Issue Overview: Automatic Indexes Overriding Schema-Defined Indexes

SQLite’s query planner generates automatic (transient) indexes to optimize query performance when it determines that no suitable schema-defined index exists. However, in the observed scenario, SQLite creates an automatic index for a query even though a schema-defined index on the same column(s) is present. This behavior is inconsistent across databases with identical schemas but different data.

The core problem manifests in query execution plans where SQLite selects an automatic index for one database but uses the schema-defined index for another. For example:

Database A uses an automatic covering index (AUTOMATIC COVERING INDEX (projectId=?)) for a LEFT JOIN on version1.projectId.
Database B uses the schema-defined index (version_on_projectId) for the same query.

The table schema includes a predefined index on projectId:

CREATE TABLE "version" (
  ...,
  "projectId" integer NOT NULL
);
-- Schema-defined index:
CREATE INDEX "version_on_projectId" ON "version" ("projectId");

Key observations:

Both databases have identical table schemas and indexes.
The query structure and joins are identical across databases.
The discrepancy occurs in the query planner’s choice of index.
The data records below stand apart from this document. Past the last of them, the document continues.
diff --git a/lighthouse_amd/csrc/m3x_bls.hip b/lighthouse_amd/csrc/m3x_bls.hip
--- a/lighthouse_amd/csrc/m3x_bls.hip
+++ b/lighthouse_amd/csrc/m3x_bls.hip
@@ -426,6 +426,60 @@
     return;
   }
   g2_to_uncomp_dev(a, out);
+}
+
+__global__ __launch_bounds__(64) void k_bls_fp2_sqrt_test(
+    const uint8_t *__restrict__ in, uint64_t n, uint8_t *__restrict__ out,
+    uint8_t *__restrict__ ok) {
+  uint64_t i = (uint64_t)blockIdx.x * blockDim.x + threadIdx.x;
+  if (i >= n) return;
+  fp2 a, r;
+  fp2_zero(r);
+  bool good = fp_from_be48(a.c0, in + 96 * i) &&
+              fp_from_be48(a.c1, in + 96 * i + 48);
+  if (good) good = fp2_sqrt(r, a);
+  if (!good) fp2_zero(r);
+  fp_to_be48(r.c0, out + 96 * i);
+  fp_to_be48(r.c1, out + 96 * i + 48);
+  ok[i] = good ? 1 : 0;
+}
+
+__global__ __launch_bounds__(64) void k_bls_sswu_test(
+    const uint8_t *__restrict__ in, uint64_t n, int slow,
+    uint8_t *__restrict__ out) {
+  uint64_t i = (uint64_t)blockIdx.x * blockDim.x + threadIdx.x;
+  if (i >= n) return;
+  fp2 u;
+  g2a q, a;
+  a.inf = 1;
+  if (fp_from_be48(u.c0, in + 96 * i) &&
+      fp_from_be48(u.c1, in + 96 * i + 48)) {
+    g2j pt;
+    if (slow)
+      sswu_g2_slow(q, u);
+    else
+      sswu_g2(q, u);
+    iso_map_g2_j(pt, q);
+    g2j_to_aff(a, pt);
+  }
+  if (a.inf) {
+    for (int b = 0; b < 192; b++) out[192 * i + b] = 0;
+    return;
+  }
+  g2_to_uncomp_dev(a, out + 192 * i);
+}
+
+__global__ __launch_bounds__(64) void k_bls_h2c_uncomp_test(
+    uint64_t n, BlsWork w, uint8_t *__restrict__ out) {
+  uint64_t i = (uint64_t)blockIdx.x * blockDim.x + threadIdx.x;
+  if (i >= n) return;
+  g2a a;
+  g2j_to_aff(a, w.h2c[i]);
+  if (a.inf) {
+    for (int b = 0; b < 192; b++) out[192 * i + b] = 0;
+    return;
+  }
+  g2_to_uncomp_dev(a, out + 192 * i);
 }
 
 __global__ void k_bls_expand_dst(const uint8_t *__restrict__ msg,
@@ -877,6 +931,96 @@
   return tmp.sync() ? M3X_OK : M3X_ERR_HIP;
 }
 
+int32_t m3x_bls_fp2_sqrt_test(m3x_ctx *ctx, const uint8_t *a, uint64_t n,
+                              uint8_t *out, uint8_t *ok) {
+  if (!ctx || !a || !out || !ok || n == 0 || n > (1u << 20))
+    return M3X_ERR_ARG;
+  std::lock_guard<std::recursive_mutex> lk(ctx->mu);
+  M3X_HIP_CHECK(hipSetDevice(ctx->device));
+  m3x::DevTemps tmp(ctx->stream);
+  const uint8_t *a_d = tmp.upload(a, n * 96);
+  uint8_t *out_d = tmp.alloc(n * 96), *ok_d = tmp.alloc(n);
+  if (!tmp.ok()) return M3X_ERR_HIP;
+  uint32_t blocks = (uint32_t)((n + 63) / 64);
+  hipLaunchKernelGGL(k_bls_fp2_sqrt_test, dim3(blocks), dim3(64), 0,
+                     ctx->stream, a_d, n, out_d, ok_d);
+  tmp.download(out, out_d, n * 96);
+  tmp.download(ok, ok_d, n);
+  return tmp.sync() ? M3X_OK : M3X_ERR_HIP;
+}
+
+static int32_t sswu_test(m3x_ctx *ctx, const uint8_t *u, uint64_t n, int slow,
+                         uint8_t *out) {
+  if (!ctx || !u || !out || n == 0 || n > (1u << 20)) return M3X_ERR_ARG;
+  std::lock_guard<std::recursive_mutex> lk(ctx->mu);
+  M3X_HIP_CHECK(hipSetDevice(ctx->device));
+  m3x::DevTemps tmp(ctx->stream);
+  const uint8_t *u_d = tmp.upload(u, n * 96);
+  uint8_t *out_d = tmp.alloc(n * 192);
+  if (!tmp.ok()) return M3X_ERR_HIP;
+  uint32_t blocks = (uint32_t)((n + 63) / 64);
+  hipLaunchKernelGGL(k_bls_sswu_test, dim3(blocks), dim3(64), 0, ctx->stream,
+                     u_d, n, slow, out_d);
+  tmp.download(out, out_d, n * 192);
+  return tmp.sync() ? M3X_OK : M3X_ERR_HIP;
+}
+
+int32_t m3x_bls_sswu_test(m3x_ctx *ctx, const uint8_t *u, uint64_t n,
+                          uint8_t *out) {
+  return sswu_test(ctx, u, n, 0, out);
+}
+
+int32_t m3x_bls_sswu_slow_test(m3x_ctx *ctx, const uint8_t *u, uint64_t n,
+                               uint8_t *out) {
+  return sswu_test(ctx, u, n, 1, out);
+}
+
+int32_t m3x_bls_h2c_batch_test(m3x_ctx *ctx, const uint8_t *msgs, uint64_t n,
+                               int32_t mode, uint8_t *out) {
+  if (!ctx || !msgs || !out || n == 0 || n > (1u << 20) || mode < 0 ||
+      mode > 2)
+    return M3X_ERR_ARG;
+  std::lock_guard<std::recursive_mutex> lk(ctx->mu);
+  M3X_HIP_CHECK(hipSetDevice(ctx->device));
+  BlsWork w = {};
+  uint8_t *out_d = nullptr;
+  int rc = m3x::carve_scratch(
+      ctx, &ctx->scratch_a, &ctx->scratch_a_bytes, [&](m3x::ScratchCarver &c) {
+        w.h2c = c.take<g2j>(n);
+        w.uni = c.take<uint8_t>(n * 256);
+        w.h2c_pts = c.take<g2j>(2 * n);
+        out_d = c.take<uint8_t>(n * 192);
+      });
+  if (rc != M3X_OK) return rc;
+  m3x::DevTemps tmp(ctx->stream);
+  const uint8_t *msgs_d = tmp.upload(msgs, n * 32);
+  if (!tmp.ok()) return M3X_ERR_HIP;
+  uint32_t blocks = (uint32_t)((n + 63) / 64);
+  uint32_t blocks2 = (uint32_t)((2 * n + 63) / 64);
+  if (mode == 0) {
+    hipLaunchKernelGGL(k_bls_h2c, dim3(blocks), dim3(64), 0, ctx->stream,
+                       msgs_d, n, w);
+  } else {
+    hipLaunchKernelGGL(k_bls_h2c_expand, dim3(blocks), dim3(64), 0,
+                       ctx->stream, msgs_d, n, w);
+    if (mode == 1) {
+      hipLaunchKernelGGL(k_bls_h2c_map, dim3(blocks2), dim3(64), 0,
+                         ctx->stream, n, w);
+      hipLaunchKernelGGL(k_bls_h2c_fin, dim3(blocks), dim3(64), 0,
+                         ctx->stream, n, w);
+    } else {
+      hipLaunchKernelGGL(k_bls_h2c_map_lat, dim3(blocks2), dim3(64), 0,
+                         ctx->stream, n, w);
+      hipLaunchKernelGGL(k_bls_h2c_fin_lat, dim3(blocks), dim3(64), 0,
+                         ctx->stream, n, w);
+    }
+  }
+  hipLaunchKernelGGL(k_bls_h2c_uncomp_test, dim3(blocks), dim3(64), 0,
+                     ctx->stream, n, w, out_d);
+  tmp.download(out, out_d, n * 192);
+  return tmp.sync() ? M3X_OK : M3X_ERR_HIP;
+}
+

This inconsistency suggests that SQLite’s query planner is making data-driven decisions about index usage, influenced by factors beyond the mere presence of a schema-defined index.

Potential Causes of Automatic Index Creation with Existing Indexes

Three primary factors can lead to this behavior:

1. Collation Mismatch Between Index and Query

SQLite indexes are bound to the collation sequence of their columns. If a query’s WHERE or JOIN clause uses a collation different from the index’s collation, the index will be ignored. For example:

An index on projectId (with BINARY collation) will not be used if the query compares projectId using NOCASE collation.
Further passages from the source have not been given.